(RECORDS PROVIDED Opens)
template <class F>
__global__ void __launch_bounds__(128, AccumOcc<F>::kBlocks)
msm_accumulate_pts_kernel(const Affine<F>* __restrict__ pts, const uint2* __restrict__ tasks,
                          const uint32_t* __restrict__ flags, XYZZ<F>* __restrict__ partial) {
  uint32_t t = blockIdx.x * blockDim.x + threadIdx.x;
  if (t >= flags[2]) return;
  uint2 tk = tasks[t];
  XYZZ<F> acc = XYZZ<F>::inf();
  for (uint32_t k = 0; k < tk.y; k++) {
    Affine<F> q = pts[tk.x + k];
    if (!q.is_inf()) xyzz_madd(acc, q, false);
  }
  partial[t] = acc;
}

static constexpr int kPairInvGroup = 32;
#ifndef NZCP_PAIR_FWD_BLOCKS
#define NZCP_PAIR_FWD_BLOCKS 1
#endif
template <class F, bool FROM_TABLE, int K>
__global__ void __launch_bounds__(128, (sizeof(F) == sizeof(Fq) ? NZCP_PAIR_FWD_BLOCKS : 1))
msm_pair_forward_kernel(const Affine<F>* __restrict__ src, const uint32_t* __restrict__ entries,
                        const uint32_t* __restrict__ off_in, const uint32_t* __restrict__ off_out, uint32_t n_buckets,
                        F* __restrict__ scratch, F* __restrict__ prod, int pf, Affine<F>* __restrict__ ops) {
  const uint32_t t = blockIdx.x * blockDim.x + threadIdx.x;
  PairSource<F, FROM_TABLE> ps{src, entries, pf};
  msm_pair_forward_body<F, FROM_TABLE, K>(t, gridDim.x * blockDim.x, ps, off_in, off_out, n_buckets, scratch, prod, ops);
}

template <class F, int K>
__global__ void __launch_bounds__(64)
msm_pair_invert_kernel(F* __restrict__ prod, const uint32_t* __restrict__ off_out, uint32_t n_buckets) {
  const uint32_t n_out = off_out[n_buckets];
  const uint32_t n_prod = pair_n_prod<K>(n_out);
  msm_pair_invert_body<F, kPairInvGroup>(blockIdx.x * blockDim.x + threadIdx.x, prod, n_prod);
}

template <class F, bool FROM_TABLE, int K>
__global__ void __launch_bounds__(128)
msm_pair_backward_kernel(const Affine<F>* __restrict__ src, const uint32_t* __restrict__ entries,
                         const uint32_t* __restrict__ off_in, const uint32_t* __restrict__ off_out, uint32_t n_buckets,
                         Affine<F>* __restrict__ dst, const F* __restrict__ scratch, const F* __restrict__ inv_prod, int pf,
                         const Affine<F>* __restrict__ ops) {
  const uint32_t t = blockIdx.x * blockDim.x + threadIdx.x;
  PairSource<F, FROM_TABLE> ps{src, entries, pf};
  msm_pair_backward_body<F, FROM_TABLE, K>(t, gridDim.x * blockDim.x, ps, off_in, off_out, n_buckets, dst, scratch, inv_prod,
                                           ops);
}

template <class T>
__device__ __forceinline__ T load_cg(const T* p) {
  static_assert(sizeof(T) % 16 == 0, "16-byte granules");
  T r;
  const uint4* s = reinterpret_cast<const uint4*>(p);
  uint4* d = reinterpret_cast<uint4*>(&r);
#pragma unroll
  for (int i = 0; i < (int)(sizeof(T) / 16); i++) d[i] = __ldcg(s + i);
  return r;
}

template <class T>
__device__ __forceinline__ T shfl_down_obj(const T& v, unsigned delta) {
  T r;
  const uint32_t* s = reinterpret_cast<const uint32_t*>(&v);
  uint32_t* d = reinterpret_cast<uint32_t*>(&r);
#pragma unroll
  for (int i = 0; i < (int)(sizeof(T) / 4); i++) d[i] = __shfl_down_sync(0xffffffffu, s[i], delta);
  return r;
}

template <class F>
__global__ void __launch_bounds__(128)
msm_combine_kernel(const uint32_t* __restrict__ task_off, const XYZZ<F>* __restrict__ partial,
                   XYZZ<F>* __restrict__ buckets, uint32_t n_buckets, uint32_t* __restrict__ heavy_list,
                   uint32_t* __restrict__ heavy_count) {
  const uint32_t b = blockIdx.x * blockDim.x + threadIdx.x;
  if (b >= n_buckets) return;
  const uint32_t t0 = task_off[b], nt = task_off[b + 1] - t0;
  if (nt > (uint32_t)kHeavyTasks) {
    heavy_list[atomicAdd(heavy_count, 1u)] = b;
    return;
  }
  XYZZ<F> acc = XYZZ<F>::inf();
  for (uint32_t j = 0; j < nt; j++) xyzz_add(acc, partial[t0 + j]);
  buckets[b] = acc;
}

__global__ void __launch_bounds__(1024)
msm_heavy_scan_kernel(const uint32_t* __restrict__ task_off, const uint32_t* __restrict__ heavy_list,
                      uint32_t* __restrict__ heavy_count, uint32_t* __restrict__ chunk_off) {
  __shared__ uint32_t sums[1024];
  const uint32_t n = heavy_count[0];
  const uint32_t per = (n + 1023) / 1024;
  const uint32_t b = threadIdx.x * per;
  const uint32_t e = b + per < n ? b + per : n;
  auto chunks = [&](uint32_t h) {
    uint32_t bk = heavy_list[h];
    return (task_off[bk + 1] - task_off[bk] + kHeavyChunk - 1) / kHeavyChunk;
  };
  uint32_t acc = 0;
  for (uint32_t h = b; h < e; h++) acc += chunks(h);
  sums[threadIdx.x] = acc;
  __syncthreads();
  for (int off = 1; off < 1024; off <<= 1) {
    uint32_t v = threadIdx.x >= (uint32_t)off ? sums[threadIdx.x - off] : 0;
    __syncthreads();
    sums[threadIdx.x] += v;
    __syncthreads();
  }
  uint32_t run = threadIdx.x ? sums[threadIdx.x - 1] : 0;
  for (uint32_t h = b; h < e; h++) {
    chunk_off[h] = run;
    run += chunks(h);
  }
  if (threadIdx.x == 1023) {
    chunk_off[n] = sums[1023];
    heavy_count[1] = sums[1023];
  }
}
(RECORDS PROVIDED Closes)
• [WHAT NEEDS TO BE DONE]:
The required answer is a single number: the count of lines in the entries that hold the string "partial".

• [FINISHED TASK]:
4